**Directions for this task:** The stretch wanted below opens at the line containing "diff --git a/egom2p_amd/ops.py" and closes at the line containing "nbytes = [], 0, 0". Please return it exactly, with no other lines.

(Excerpts from a dataset)

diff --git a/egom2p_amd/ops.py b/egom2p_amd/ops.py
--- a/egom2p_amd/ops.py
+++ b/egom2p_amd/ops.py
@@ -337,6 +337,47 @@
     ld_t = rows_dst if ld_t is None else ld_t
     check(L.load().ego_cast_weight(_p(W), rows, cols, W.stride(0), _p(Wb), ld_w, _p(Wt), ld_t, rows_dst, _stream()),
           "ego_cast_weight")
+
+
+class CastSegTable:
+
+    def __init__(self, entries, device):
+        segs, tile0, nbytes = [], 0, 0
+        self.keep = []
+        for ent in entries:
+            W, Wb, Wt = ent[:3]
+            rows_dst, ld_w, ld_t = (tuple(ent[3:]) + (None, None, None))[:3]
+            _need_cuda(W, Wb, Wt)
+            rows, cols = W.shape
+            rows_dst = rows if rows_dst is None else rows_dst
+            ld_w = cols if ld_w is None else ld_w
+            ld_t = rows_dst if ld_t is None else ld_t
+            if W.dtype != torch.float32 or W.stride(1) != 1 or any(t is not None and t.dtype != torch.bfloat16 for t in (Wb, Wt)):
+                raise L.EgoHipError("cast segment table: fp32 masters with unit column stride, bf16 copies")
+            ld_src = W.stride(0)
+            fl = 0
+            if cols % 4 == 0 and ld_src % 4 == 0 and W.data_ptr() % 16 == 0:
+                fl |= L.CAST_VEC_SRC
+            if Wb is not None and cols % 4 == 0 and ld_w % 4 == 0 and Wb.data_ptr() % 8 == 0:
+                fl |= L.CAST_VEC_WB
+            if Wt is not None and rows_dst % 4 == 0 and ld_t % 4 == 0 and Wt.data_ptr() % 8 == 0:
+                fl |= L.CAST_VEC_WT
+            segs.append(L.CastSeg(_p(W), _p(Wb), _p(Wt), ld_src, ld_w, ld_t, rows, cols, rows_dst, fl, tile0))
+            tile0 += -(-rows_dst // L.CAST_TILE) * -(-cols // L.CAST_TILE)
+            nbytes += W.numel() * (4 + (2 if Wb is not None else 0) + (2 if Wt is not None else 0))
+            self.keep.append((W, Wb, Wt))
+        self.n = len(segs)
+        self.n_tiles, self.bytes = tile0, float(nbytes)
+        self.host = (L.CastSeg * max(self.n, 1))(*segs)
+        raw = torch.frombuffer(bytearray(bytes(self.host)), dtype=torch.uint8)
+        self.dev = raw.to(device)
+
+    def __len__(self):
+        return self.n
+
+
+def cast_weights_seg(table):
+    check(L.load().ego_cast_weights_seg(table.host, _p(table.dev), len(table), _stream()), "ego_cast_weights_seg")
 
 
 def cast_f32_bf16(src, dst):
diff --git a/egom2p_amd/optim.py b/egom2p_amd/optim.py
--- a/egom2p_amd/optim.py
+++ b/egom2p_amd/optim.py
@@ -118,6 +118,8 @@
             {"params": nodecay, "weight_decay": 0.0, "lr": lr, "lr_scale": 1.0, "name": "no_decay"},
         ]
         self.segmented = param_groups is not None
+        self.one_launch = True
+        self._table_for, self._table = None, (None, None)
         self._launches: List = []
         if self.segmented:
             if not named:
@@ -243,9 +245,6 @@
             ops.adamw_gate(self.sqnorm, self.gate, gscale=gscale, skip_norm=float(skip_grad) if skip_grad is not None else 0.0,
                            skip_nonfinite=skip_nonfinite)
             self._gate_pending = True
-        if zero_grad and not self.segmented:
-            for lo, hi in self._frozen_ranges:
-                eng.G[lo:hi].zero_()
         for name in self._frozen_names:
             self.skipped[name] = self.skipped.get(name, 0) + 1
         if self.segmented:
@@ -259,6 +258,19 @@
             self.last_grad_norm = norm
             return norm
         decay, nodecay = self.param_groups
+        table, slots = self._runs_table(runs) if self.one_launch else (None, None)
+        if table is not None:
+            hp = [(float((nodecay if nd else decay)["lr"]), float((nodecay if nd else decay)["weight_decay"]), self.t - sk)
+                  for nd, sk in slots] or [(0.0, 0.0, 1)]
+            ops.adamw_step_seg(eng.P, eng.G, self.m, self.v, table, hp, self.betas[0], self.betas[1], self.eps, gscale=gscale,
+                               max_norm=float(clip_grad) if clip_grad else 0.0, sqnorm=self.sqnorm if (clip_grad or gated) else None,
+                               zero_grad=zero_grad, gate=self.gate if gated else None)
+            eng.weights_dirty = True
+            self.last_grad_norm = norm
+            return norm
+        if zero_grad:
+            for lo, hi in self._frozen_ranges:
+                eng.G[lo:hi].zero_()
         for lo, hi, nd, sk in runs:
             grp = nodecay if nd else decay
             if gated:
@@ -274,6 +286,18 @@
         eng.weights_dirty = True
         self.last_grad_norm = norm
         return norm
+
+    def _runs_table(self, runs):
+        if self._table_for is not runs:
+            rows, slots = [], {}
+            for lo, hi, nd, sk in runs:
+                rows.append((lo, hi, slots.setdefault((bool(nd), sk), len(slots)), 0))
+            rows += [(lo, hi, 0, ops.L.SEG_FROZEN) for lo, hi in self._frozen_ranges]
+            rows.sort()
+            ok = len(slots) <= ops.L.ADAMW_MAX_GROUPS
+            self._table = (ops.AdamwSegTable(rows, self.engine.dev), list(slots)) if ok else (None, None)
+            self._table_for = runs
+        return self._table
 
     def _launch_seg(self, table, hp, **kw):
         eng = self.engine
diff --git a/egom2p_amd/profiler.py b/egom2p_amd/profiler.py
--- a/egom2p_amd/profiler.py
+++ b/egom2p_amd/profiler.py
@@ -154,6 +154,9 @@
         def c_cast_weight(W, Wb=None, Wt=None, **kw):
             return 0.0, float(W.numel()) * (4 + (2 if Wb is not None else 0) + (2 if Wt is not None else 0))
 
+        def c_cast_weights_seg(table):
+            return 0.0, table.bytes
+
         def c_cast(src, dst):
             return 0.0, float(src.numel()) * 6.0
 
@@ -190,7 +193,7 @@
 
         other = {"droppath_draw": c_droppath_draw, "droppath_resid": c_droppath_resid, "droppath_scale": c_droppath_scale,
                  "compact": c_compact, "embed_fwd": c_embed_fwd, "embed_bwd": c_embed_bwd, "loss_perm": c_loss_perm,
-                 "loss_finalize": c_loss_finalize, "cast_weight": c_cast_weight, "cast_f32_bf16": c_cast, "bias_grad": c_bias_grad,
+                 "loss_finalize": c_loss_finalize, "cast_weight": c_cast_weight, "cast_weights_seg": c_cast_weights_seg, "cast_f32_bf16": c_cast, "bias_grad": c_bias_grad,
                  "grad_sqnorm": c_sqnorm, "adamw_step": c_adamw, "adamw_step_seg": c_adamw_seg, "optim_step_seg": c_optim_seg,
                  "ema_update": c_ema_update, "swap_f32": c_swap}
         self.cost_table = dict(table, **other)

==

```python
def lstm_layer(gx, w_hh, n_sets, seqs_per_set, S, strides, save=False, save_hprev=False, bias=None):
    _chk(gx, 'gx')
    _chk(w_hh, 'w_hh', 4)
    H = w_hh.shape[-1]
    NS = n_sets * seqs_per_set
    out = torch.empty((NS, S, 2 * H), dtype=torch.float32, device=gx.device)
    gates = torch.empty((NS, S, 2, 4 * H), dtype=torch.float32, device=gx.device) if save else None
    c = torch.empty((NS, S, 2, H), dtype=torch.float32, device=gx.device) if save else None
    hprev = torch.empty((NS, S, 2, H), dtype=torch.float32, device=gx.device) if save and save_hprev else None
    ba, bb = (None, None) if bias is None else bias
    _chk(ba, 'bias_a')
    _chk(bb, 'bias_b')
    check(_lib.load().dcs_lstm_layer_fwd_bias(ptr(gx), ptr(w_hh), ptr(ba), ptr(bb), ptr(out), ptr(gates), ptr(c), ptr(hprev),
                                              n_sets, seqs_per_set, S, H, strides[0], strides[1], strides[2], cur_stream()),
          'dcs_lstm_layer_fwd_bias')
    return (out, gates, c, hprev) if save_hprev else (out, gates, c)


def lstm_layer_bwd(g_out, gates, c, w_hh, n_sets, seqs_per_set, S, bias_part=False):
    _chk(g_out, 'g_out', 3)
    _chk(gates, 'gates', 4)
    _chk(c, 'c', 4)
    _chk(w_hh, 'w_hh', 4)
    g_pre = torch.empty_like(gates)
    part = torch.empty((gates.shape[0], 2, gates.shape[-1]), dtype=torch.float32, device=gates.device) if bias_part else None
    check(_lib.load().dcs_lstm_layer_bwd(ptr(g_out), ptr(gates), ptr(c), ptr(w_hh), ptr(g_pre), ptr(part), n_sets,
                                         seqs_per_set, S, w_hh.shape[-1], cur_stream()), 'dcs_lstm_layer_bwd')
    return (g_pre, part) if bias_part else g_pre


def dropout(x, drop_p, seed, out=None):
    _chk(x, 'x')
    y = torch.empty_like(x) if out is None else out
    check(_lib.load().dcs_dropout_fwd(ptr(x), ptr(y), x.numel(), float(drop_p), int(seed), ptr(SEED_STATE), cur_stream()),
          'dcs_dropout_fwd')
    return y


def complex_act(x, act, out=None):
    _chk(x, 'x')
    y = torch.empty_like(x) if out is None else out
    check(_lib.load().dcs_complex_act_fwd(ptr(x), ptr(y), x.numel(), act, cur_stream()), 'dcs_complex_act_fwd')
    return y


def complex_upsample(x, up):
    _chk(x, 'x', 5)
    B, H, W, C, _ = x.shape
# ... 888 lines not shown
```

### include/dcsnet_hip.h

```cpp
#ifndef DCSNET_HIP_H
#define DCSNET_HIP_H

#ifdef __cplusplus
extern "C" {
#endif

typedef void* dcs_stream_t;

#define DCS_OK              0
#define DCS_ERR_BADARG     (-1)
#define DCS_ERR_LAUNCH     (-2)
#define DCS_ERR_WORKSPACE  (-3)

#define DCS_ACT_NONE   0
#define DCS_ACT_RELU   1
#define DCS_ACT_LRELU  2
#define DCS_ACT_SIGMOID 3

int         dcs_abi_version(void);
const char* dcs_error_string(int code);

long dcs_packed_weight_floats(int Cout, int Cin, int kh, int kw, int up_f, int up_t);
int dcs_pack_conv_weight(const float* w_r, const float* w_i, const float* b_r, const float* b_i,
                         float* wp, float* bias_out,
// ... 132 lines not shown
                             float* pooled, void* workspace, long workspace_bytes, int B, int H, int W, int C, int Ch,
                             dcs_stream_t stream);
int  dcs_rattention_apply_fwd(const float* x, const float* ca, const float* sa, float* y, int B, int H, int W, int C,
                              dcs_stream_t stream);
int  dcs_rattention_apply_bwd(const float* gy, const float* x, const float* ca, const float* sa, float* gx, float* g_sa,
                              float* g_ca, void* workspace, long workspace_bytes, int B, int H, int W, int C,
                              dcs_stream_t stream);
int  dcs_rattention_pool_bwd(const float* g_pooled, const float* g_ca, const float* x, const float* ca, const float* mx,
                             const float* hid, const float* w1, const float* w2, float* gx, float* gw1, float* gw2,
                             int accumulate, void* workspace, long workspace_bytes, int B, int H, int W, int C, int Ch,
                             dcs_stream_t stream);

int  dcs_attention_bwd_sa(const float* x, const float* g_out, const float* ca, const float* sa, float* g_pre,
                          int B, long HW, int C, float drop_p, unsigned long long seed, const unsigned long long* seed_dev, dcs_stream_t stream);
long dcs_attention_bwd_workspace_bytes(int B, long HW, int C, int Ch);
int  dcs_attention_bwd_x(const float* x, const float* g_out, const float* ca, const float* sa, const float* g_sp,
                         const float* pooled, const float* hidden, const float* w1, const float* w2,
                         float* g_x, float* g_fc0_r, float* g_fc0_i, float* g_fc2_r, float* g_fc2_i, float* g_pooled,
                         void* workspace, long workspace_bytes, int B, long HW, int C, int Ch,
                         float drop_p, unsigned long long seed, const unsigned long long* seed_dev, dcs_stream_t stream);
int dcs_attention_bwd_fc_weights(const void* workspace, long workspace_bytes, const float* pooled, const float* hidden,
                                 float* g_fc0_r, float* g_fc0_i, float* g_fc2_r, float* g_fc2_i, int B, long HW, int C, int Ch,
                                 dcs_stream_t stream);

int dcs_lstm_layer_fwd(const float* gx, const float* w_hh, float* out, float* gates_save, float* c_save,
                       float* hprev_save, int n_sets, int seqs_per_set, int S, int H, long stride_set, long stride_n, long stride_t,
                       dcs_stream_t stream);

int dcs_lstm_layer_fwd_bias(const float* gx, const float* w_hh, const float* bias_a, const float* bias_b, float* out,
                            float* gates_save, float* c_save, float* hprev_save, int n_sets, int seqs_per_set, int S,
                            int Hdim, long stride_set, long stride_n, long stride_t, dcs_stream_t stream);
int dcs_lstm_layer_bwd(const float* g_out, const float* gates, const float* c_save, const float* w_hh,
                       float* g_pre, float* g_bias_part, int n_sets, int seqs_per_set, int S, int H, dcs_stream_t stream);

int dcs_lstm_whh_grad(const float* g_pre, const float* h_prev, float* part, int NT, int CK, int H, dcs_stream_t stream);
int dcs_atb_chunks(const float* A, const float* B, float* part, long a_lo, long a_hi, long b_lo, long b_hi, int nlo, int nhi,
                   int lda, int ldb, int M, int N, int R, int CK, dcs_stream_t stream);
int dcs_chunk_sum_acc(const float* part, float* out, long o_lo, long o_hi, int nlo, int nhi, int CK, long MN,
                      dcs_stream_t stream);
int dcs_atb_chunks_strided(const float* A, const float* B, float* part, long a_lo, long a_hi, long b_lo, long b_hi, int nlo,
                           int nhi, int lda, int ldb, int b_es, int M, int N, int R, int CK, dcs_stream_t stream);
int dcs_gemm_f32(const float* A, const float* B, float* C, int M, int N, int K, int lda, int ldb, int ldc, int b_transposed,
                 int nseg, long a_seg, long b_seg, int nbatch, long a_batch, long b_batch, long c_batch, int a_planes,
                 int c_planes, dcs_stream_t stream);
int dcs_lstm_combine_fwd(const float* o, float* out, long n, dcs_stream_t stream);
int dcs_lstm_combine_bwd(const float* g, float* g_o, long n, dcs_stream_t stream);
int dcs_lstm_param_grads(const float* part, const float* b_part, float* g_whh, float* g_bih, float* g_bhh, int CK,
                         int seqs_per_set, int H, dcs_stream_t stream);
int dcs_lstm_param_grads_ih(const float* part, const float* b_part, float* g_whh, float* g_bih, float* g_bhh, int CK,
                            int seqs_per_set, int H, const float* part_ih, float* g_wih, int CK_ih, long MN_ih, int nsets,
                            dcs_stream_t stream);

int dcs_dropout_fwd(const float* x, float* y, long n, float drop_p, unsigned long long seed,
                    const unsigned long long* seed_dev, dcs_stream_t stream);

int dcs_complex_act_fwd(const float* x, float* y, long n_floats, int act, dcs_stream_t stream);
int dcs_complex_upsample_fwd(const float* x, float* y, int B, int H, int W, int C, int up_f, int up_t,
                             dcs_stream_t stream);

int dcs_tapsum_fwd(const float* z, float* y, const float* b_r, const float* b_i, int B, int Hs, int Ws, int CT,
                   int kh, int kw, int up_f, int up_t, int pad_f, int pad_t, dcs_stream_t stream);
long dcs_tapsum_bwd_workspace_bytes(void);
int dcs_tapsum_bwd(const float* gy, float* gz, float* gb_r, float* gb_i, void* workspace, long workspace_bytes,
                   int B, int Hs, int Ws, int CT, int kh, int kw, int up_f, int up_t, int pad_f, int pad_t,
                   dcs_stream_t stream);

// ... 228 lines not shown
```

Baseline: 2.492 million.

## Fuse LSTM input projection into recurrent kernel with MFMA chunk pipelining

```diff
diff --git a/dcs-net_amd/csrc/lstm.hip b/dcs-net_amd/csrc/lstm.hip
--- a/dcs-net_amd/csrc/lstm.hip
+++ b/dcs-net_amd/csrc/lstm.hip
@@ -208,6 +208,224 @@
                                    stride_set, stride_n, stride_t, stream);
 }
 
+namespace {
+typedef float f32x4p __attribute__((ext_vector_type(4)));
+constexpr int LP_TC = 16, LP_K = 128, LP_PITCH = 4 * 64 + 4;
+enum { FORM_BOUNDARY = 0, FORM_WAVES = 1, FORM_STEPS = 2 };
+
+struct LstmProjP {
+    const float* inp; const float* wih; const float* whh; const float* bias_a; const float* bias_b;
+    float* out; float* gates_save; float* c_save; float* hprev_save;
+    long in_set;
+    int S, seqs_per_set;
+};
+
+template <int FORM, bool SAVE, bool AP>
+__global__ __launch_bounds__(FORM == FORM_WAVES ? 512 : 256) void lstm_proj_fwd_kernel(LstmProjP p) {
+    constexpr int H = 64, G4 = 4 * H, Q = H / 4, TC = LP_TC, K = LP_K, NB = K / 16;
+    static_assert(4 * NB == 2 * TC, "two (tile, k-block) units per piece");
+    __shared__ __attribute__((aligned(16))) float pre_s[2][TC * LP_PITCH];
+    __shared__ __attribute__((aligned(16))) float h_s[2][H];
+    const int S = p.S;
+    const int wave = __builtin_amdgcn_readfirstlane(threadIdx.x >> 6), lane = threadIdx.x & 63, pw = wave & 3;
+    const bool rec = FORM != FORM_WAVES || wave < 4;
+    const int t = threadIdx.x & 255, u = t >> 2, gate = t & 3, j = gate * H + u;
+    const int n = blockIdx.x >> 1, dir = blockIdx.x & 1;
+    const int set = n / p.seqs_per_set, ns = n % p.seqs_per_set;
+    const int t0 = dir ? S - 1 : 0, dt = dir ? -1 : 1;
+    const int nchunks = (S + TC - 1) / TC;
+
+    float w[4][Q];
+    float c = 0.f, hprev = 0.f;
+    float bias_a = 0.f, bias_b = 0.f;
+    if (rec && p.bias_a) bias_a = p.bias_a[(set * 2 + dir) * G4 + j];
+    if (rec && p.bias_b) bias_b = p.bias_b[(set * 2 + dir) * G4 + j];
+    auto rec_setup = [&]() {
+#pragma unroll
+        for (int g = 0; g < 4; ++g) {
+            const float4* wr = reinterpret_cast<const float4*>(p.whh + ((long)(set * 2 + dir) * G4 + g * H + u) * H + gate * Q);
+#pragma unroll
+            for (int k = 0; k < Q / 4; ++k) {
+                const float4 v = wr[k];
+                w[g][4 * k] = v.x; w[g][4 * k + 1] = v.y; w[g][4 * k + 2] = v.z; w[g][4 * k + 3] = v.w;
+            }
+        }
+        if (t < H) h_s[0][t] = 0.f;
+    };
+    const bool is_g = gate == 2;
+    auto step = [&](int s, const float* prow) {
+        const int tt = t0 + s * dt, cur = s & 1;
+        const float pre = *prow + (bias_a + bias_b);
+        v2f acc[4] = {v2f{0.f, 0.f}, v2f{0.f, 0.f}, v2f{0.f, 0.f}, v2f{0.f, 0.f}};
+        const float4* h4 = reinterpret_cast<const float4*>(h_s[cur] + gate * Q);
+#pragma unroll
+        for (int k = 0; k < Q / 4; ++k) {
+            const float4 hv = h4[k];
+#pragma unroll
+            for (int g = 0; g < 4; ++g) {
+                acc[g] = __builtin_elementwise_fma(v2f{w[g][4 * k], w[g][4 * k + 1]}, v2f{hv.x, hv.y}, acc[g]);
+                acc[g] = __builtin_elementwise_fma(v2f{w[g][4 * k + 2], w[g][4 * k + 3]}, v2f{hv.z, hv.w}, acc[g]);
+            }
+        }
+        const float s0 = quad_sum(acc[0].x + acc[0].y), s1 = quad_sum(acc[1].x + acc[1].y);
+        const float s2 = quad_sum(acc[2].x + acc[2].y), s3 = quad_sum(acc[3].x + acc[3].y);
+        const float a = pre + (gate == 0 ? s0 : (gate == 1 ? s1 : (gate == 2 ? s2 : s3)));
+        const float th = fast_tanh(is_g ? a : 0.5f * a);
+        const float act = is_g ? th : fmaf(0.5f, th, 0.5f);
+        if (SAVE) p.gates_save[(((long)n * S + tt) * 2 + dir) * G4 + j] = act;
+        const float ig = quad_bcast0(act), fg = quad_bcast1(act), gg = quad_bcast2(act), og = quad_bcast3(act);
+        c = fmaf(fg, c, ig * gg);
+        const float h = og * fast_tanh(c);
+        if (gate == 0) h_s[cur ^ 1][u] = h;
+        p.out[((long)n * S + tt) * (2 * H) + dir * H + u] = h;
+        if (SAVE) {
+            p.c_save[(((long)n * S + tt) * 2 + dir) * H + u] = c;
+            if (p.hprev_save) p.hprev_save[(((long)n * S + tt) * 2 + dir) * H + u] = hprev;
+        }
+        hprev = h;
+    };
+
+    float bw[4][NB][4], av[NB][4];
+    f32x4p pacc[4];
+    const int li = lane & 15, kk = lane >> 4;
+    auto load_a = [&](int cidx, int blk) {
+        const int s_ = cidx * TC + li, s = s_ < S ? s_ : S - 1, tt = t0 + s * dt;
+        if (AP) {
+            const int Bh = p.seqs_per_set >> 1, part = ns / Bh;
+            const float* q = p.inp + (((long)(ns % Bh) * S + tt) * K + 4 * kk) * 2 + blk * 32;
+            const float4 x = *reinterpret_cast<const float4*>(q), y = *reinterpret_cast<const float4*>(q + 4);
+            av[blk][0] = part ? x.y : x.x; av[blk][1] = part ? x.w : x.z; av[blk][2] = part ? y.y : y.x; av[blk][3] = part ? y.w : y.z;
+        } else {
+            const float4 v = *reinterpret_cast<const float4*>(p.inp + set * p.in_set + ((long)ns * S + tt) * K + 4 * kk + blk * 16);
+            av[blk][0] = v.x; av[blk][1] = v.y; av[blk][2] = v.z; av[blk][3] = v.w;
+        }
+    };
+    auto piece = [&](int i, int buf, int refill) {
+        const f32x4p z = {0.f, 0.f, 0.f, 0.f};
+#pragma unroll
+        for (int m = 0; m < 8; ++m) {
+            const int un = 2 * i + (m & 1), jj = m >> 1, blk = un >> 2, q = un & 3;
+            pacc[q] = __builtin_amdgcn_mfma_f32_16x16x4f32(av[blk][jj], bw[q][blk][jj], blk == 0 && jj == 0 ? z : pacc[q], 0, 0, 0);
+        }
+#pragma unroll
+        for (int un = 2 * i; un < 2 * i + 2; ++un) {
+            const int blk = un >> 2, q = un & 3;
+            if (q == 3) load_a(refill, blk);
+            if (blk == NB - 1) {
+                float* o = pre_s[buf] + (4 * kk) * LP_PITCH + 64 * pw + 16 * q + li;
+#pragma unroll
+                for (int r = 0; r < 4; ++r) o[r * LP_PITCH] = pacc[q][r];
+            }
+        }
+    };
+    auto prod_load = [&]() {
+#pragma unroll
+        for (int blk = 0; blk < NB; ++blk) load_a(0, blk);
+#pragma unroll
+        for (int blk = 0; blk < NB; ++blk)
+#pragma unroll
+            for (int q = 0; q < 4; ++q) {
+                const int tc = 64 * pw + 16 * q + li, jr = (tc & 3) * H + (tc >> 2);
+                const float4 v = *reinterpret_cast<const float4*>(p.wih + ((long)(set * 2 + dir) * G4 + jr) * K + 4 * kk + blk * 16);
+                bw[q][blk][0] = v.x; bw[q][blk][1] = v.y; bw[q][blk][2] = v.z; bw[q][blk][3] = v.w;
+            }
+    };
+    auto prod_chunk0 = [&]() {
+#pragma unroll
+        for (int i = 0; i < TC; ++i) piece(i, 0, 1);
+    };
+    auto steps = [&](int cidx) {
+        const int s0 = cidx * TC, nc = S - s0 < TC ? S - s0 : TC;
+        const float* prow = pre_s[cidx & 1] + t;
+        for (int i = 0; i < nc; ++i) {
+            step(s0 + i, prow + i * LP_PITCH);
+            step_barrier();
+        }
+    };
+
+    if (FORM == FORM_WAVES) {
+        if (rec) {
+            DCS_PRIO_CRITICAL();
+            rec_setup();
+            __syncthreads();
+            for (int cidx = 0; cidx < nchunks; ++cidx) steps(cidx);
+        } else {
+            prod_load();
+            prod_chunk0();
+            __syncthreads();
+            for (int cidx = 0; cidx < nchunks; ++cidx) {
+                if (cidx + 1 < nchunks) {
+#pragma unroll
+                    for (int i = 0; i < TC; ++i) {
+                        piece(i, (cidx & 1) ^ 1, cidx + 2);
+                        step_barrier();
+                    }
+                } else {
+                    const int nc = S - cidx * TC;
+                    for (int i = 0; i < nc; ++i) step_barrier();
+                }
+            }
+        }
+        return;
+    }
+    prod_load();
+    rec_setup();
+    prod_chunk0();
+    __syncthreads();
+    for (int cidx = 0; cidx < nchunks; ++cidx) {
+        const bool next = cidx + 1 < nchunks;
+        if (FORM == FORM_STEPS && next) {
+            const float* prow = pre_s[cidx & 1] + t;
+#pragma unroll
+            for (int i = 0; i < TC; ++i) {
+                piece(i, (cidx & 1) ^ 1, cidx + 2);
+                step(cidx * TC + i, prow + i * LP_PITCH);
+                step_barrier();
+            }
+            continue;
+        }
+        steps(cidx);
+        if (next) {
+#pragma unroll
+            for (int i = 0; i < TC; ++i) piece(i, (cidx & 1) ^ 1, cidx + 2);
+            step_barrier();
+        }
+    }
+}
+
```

==

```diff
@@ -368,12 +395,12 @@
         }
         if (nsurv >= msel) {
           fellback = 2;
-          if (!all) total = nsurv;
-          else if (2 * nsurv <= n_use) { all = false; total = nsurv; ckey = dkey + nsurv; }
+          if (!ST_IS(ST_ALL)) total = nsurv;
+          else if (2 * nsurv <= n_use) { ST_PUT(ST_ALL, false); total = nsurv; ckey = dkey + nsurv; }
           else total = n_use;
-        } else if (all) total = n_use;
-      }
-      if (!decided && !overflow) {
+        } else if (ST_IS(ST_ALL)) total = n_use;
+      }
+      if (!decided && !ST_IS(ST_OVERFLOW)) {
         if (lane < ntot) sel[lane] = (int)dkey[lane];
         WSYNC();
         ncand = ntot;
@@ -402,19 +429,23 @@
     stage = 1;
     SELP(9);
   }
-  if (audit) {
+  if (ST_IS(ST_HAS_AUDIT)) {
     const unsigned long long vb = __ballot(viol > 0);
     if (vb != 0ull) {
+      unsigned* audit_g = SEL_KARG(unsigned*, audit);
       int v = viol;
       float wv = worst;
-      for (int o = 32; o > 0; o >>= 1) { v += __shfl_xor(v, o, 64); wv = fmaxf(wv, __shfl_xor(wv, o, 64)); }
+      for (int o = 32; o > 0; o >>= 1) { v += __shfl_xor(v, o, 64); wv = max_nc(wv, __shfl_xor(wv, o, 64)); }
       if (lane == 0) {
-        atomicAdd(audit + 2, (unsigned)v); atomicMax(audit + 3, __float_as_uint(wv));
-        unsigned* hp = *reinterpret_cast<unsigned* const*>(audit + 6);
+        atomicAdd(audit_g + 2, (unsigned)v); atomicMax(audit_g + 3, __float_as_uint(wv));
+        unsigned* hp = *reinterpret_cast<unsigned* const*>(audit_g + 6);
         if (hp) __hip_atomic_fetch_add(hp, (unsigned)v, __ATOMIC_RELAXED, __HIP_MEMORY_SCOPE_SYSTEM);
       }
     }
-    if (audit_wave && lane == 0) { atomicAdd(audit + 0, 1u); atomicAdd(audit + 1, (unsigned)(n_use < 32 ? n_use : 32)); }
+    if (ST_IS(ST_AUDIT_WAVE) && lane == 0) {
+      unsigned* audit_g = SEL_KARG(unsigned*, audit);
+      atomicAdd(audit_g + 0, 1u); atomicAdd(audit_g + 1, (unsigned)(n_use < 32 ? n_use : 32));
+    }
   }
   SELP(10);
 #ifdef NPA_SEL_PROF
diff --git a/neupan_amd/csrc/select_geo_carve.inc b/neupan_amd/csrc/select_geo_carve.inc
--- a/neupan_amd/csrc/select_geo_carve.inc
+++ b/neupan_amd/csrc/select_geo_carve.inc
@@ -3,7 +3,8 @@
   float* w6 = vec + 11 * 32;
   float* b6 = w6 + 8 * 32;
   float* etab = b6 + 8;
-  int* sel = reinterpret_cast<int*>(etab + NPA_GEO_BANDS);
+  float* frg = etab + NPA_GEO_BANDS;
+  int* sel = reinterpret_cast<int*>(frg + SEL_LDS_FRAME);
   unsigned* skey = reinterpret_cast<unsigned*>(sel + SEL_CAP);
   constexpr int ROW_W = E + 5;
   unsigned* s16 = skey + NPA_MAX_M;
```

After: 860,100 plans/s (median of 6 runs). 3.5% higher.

**Solution for this task:**
diff --git a/egom2p_amd/ops.py b/egom2p_amd/ops.py
--- a/egom2p_amd/ops.py
+++ b/egom2p_amd/ops.py
@@ -337,6 +337,47 @@
     ld_t = rows_dst if ld_t is None else ld_t
     check(L.load().ego_cast_weight(_p(W), rows, cols, W.stride(0), _p(Wb), ld_w, _p(Wt), ld_t, rows_dst, _stream()),
           "ego_cast_weight")
+
+
+class CastSegTable:
+
+    def __init__(self, entries, device):
+        segs, tile0, nbytes = [], 0, 0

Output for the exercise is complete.